PROBLEM REQUIREMENTS: State how many lines in the following entries contain the word "planes". No other output.

THE DATA:
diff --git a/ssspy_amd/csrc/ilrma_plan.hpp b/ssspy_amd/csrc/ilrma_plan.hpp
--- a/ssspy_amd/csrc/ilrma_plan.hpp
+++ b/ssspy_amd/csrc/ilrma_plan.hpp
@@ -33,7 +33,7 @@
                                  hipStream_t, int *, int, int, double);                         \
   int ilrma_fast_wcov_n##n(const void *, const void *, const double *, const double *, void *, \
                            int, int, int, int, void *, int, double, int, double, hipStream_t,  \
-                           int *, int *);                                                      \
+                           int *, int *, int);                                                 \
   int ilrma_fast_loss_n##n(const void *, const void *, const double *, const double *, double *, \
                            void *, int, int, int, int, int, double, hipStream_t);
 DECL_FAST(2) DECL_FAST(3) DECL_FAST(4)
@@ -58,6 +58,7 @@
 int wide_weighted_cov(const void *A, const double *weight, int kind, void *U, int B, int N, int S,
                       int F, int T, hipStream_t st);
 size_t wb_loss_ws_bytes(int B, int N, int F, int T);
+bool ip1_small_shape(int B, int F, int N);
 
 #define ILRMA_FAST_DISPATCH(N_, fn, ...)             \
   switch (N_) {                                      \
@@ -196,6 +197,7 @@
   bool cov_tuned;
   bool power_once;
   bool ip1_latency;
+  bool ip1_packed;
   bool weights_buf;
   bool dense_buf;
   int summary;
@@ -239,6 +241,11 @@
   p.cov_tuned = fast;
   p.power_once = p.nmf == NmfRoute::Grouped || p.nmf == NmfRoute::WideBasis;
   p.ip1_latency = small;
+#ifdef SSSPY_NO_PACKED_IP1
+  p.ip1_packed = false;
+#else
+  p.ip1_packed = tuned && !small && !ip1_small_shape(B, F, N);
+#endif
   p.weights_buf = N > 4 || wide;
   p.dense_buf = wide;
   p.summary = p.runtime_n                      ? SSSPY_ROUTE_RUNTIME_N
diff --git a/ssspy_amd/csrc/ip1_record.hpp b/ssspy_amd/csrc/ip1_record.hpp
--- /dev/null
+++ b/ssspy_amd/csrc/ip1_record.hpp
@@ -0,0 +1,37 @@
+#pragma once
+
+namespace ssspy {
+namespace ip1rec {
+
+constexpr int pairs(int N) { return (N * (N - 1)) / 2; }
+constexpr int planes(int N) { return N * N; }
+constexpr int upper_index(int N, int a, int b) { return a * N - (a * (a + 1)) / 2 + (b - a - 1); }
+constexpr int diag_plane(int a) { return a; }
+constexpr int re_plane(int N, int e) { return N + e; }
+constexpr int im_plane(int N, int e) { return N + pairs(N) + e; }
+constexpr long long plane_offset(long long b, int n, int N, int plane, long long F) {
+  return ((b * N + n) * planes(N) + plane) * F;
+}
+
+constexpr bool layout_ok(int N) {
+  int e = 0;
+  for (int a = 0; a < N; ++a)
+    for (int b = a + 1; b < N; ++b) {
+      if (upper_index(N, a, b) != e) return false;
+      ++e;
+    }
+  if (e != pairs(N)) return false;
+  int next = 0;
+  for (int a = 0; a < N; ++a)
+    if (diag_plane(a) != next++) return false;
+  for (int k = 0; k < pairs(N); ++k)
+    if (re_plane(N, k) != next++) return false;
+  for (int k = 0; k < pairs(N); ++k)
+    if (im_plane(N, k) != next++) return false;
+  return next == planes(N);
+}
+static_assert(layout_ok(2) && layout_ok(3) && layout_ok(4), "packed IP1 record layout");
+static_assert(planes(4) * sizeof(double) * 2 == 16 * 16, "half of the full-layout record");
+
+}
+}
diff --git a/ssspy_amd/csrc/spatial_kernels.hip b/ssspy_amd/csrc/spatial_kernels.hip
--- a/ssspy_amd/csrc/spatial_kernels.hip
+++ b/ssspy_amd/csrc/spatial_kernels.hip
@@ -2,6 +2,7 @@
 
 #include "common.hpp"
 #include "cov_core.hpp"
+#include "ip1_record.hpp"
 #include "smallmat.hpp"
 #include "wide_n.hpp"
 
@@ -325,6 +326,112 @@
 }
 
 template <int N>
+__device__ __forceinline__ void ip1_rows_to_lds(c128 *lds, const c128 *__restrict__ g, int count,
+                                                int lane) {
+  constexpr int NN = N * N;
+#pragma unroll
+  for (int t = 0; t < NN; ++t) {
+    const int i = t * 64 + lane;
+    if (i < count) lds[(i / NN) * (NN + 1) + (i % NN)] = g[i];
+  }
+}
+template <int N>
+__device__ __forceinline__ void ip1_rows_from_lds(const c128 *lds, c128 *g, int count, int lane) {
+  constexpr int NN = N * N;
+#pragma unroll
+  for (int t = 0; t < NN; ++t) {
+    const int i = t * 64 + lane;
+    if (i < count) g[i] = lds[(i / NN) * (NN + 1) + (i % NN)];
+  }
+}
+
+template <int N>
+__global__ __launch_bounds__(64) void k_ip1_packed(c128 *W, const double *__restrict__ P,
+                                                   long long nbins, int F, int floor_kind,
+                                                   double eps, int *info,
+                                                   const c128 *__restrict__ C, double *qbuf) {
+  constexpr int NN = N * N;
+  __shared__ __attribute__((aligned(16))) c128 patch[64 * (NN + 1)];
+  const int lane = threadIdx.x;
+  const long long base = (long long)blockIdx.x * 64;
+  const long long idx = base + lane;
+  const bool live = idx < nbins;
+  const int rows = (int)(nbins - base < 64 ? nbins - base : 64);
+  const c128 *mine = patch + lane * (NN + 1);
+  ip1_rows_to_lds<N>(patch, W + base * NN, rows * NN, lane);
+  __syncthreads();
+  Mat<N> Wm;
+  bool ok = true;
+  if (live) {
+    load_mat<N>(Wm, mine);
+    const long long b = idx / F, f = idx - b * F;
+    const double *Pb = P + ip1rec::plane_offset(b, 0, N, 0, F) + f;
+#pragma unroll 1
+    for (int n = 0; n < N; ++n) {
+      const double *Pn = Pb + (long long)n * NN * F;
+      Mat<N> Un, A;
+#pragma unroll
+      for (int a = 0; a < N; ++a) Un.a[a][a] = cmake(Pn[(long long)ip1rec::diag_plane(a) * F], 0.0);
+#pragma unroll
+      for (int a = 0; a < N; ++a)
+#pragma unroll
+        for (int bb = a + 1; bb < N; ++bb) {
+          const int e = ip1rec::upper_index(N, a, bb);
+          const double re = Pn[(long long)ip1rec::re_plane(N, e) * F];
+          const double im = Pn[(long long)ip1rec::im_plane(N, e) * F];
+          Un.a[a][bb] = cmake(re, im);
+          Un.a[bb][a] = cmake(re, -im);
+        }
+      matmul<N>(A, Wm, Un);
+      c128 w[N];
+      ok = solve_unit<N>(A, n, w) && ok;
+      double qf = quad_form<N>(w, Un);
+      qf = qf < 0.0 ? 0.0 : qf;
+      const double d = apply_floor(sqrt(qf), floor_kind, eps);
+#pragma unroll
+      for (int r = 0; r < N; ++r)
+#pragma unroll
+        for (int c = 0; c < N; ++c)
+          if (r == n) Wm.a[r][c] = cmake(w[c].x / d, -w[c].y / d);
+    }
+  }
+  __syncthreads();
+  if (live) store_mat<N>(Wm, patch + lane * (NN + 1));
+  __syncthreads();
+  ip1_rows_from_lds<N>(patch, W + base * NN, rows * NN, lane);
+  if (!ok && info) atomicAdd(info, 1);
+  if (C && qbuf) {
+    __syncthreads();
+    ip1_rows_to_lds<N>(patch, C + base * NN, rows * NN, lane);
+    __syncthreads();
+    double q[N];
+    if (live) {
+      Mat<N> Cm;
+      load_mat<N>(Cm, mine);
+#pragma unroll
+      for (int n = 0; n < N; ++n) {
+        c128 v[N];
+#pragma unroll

TASK RESULT: 4